▶ **REQUIRED WORK**
Please return the lines below verbatim, beginning at the one that has "# aerospaceresearch/DirectDemod" and stopping after the one that has "Measured on AMD", and add no other lines.

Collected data
☆ ☆ ☆ ☆ ☆ ☆ ☆
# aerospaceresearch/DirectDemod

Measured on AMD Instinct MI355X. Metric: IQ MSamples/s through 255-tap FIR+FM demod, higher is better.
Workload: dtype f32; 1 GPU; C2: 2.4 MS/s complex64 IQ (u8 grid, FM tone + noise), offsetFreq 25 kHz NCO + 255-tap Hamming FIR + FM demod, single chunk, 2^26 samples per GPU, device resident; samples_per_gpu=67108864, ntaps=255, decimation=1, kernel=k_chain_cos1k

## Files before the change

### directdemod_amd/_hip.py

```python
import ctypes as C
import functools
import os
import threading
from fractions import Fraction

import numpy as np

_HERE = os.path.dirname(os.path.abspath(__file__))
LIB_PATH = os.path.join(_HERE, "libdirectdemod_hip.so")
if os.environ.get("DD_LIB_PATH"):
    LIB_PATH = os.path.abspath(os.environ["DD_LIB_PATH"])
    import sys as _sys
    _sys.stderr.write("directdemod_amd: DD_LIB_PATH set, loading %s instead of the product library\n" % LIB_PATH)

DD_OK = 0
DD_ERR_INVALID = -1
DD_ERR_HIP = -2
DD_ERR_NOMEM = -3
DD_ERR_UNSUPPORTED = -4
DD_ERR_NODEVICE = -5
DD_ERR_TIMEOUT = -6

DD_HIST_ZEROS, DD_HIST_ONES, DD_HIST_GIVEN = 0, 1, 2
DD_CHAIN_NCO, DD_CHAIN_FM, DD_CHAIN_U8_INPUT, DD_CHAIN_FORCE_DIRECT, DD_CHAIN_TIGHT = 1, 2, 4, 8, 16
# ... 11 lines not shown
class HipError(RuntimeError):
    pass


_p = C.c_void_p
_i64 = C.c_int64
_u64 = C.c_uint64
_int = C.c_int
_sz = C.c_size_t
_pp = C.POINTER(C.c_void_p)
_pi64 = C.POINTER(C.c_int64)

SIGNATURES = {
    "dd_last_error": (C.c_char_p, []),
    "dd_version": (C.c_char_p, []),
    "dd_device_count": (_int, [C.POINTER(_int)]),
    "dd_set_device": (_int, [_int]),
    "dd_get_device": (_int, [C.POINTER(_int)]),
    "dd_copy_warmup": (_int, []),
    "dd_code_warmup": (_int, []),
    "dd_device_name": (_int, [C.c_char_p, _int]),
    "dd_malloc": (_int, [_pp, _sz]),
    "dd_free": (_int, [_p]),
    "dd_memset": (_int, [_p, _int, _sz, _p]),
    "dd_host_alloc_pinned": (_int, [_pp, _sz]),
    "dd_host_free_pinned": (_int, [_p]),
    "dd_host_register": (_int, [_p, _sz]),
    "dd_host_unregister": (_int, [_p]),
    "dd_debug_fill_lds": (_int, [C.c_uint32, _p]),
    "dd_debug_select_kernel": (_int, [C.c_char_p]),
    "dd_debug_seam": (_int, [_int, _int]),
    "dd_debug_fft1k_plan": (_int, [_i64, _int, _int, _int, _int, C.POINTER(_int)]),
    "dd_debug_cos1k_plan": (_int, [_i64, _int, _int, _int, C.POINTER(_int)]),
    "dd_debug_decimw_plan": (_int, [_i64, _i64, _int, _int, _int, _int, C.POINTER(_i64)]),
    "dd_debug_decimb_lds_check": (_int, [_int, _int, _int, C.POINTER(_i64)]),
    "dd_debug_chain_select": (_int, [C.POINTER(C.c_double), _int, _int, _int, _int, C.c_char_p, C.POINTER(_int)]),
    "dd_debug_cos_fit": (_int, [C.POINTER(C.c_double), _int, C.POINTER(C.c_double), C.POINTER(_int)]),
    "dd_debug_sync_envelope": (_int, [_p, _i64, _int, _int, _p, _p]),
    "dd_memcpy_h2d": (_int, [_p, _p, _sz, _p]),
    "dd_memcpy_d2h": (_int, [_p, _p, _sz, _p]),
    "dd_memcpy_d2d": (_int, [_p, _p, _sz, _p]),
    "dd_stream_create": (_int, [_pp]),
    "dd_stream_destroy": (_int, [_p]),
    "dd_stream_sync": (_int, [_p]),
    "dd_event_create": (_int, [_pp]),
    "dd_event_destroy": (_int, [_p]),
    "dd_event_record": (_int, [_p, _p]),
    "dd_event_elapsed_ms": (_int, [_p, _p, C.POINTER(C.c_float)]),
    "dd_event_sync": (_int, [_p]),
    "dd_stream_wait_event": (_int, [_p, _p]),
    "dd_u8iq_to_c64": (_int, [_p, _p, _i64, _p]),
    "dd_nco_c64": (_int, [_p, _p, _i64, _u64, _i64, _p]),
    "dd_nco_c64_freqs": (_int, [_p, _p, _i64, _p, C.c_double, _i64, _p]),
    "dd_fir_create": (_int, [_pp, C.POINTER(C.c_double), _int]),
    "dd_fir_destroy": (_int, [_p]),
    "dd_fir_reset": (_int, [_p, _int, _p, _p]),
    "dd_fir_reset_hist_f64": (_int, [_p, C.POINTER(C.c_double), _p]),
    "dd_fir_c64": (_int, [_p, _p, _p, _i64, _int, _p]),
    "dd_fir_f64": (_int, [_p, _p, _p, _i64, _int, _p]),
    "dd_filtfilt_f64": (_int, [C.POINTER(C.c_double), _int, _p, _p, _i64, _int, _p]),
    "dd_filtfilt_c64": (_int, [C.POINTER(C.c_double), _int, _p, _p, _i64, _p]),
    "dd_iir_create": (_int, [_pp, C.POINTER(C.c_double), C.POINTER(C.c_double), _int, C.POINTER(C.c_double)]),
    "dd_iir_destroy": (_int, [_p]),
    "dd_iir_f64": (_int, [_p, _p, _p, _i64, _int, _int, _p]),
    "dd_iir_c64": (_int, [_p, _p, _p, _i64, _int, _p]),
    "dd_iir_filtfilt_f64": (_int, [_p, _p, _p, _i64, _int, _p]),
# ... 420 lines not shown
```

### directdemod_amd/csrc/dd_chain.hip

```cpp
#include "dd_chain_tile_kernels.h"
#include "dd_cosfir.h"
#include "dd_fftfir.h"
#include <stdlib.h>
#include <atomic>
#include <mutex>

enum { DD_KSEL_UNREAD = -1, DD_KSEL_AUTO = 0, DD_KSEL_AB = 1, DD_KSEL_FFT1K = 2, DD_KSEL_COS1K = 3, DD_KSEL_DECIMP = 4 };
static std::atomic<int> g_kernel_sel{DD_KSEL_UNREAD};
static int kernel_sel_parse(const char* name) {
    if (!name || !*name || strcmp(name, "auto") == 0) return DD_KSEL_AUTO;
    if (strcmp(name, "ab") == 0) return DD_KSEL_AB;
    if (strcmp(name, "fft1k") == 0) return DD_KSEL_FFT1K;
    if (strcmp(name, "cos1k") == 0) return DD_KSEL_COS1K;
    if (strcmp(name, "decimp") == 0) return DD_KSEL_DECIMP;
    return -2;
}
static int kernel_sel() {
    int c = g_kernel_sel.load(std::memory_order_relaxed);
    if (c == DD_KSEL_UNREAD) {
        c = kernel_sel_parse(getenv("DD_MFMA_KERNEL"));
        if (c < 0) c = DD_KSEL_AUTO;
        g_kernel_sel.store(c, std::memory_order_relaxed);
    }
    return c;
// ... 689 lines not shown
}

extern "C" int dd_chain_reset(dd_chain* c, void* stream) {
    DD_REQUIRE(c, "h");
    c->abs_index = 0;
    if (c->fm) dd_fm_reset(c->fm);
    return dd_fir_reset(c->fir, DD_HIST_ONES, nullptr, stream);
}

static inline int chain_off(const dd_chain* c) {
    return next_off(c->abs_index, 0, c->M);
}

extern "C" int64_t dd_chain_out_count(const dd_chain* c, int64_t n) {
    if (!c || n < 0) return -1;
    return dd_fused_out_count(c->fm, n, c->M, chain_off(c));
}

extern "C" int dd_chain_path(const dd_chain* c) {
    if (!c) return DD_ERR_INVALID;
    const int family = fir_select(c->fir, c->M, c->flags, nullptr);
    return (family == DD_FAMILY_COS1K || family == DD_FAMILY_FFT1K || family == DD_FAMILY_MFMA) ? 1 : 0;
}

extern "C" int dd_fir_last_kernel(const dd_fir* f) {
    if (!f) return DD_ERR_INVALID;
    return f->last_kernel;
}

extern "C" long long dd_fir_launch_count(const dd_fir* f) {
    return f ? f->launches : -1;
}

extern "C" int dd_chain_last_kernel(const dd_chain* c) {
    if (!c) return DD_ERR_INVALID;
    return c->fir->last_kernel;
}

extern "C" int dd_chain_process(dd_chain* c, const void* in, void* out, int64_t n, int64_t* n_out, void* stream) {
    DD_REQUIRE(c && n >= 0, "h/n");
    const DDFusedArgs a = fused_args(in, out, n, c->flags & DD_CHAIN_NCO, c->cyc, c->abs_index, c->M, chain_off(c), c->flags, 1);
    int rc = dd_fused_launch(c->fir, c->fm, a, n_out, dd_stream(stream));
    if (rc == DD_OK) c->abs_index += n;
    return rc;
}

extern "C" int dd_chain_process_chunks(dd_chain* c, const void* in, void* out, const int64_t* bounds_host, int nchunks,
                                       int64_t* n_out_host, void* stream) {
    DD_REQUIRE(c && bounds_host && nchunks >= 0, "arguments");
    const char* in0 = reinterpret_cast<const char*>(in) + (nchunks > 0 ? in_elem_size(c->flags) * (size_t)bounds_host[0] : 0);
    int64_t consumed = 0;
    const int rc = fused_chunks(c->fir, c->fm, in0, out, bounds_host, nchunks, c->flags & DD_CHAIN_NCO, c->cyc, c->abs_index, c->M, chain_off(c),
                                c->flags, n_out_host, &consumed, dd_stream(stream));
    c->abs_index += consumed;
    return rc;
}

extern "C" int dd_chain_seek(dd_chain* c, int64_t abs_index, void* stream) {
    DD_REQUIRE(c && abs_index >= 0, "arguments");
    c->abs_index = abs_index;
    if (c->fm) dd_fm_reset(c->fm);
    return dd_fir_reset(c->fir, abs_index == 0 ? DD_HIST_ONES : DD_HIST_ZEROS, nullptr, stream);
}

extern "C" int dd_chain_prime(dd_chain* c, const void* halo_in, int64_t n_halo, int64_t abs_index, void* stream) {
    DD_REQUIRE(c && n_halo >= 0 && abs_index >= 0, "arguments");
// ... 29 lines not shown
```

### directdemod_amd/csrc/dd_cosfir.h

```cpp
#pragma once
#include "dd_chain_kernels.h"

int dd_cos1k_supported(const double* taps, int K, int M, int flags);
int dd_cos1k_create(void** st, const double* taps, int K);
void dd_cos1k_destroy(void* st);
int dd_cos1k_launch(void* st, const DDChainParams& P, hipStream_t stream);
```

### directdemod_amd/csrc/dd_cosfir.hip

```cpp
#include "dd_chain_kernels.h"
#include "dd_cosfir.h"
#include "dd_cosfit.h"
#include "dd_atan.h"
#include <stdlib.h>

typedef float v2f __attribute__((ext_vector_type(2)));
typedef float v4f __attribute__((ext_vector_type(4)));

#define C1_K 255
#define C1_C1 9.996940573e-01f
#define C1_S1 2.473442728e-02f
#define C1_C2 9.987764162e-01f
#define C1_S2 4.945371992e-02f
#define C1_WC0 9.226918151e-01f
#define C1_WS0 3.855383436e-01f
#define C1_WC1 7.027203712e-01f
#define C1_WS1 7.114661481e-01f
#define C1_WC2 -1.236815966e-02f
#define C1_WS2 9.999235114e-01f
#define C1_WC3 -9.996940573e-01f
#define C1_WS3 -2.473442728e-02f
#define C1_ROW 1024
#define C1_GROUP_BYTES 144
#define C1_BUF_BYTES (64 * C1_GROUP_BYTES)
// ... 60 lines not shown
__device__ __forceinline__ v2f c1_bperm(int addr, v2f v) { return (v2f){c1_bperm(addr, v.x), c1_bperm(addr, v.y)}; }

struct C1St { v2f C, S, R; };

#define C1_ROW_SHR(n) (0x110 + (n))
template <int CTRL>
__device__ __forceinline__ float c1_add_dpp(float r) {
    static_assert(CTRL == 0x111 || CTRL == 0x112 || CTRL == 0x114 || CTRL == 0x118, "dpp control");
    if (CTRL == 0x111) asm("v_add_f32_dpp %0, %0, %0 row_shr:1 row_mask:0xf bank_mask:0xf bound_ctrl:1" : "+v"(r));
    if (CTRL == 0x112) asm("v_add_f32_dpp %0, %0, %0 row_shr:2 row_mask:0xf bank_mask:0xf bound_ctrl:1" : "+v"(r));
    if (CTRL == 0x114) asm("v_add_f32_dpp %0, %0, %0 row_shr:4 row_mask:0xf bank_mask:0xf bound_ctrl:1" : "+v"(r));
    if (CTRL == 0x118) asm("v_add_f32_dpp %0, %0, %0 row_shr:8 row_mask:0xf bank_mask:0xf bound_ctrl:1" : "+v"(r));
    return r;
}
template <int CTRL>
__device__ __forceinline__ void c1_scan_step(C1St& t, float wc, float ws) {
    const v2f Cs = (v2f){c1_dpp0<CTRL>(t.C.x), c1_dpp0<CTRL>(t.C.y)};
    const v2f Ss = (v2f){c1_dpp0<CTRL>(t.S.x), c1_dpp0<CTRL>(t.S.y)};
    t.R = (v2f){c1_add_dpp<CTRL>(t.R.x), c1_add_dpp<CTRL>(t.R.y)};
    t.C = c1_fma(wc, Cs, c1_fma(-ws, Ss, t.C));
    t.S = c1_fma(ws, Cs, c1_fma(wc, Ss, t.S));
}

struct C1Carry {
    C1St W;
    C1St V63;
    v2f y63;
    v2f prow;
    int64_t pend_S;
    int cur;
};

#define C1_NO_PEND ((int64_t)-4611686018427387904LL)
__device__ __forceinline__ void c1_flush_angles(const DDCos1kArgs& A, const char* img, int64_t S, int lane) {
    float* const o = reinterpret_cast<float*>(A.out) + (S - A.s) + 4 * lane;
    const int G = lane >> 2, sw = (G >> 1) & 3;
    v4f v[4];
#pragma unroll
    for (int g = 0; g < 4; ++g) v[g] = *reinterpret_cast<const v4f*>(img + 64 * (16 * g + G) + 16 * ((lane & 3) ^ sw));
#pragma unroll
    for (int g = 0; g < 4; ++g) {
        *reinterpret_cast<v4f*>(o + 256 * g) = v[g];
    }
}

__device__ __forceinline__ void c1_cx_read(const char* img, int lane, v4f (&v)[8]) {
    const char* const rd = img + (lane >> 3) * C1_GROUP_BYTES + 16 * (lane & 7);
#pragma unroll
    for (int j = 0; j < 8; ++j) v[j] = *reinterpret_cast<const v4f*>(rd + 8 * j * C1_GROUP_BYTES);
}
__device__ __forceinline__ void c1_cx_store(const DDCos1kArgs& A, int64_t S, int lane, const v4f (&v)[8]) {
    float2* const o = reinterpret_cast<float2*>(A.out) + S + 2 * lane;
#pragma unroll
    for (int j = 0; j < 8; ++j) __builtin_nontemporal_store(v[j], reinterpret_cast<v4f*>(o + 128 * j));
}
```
☆ ☆ ☆ ☆ ☆ ☆ ☆
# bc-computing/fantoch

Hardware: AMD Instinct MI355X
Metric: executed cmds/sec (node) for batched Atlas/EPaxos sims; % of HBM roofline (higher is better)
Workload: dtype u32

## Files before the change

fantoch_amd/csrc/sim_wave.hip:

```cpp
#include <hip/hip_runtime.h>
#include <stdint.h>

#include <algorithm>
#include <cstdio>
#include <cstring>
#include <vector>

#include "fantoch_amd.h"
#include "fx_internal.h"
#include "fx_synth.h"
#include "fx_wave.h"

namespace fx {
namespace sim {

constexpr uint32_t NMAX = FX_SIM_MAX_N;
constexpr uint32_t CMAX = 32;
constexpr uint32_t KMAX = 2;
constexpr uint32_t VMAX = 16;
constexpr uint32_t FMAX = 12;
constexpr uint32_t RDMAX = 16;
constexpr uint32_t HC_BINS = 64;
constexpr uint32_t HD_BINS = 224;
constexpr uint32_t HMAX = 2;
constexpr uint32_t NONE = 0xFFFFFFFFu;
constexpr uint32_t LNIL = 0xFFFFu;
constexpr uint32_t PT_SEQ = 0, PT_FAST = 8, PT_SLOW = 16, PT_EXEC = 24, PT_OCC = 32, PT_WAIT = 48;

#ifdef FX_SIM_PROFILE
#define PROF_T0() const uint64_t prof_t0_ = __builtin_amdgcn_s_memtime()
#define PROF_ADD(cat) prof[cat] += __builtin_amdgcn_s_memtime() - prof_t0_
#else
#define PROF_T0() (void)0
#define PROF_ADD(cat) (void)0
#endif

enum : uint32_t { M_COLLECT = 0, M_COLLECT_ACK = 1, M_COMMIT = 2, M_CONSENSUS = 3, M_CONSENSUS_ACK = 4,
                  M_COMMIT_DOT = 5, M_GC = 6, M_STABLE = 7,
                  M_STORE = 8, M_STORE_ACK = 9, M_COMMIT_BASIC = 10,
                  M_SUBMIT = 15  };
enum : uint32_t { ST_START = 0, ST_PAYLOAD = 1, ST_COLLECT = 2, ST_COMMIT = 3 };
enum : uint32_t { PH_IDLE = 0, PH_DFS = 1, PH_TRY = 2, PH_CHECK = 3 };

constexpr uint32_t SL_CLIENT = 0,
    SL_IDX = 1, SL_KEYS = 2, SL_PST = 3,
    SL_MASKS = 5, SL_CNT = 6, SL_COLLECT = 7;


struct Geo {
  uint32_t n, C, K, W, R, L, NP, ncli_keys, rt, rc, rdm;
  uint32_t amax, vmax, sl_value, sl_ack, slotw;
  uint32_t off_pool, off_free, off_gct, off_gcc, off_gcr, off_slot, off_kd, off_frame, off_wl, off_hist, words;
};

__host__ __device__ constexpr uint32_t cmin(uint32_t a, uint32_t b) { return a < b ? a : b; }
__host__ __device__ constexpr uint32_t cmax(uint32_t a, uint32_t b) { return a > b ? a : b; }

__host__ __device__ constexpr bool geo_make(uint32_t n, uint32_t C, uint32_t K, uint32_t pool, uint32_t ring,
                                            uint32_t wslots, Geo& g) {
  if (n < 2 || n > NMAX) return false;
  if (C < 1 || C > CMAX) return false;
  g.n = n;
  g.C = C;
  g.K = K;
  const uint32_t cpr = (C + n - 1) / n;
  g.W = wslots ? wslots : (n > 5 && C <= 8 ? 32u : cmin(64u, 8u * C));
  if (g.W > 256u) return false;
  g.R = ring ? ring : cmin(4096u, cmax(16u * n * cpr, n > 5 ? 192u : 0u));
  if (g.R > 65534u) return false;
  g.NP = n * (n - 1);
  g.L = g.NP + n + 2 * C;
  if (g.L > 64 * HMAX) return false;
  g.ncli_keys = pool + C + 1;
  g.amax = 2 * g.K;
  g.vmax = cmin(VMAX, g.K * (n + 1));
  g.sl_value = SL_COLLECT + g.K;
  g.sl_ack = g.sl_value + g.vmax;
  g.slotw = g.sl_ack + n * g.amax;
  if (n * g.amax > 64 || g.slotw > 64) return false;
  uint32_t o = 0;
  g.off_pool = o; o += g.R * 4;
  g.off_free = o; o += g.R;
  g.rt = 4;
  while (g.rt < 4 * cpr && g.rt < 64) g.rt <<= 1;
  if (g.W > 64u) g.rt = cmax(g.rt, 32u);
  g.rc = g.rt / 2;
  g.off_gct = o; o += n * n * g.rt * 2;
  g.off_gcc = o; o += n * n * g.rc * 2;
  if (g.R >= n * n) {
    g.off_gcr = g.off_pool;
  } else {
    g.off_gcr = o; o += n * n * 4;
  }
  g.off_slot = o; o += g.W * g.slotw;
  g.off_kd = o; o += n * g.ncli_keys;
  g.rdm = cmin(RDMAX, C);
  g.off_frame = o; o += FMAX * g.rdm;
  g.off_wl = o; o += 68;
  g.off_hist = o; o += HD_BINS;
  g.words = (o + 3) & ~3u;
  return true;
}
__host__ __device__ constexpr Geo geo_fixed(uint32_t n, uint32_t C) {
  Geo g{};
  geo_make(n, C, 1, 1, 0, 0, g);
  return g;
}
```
☆ ☆ ☆ ☆ ☆ ☆ ☆
▶ **REPLY**
# aerospaceresearch/DirectDemod

Measured on AMD Instinct MI355X. Metric: IQ MSamples/s through 255-tap FIR+FM demod, higher is better.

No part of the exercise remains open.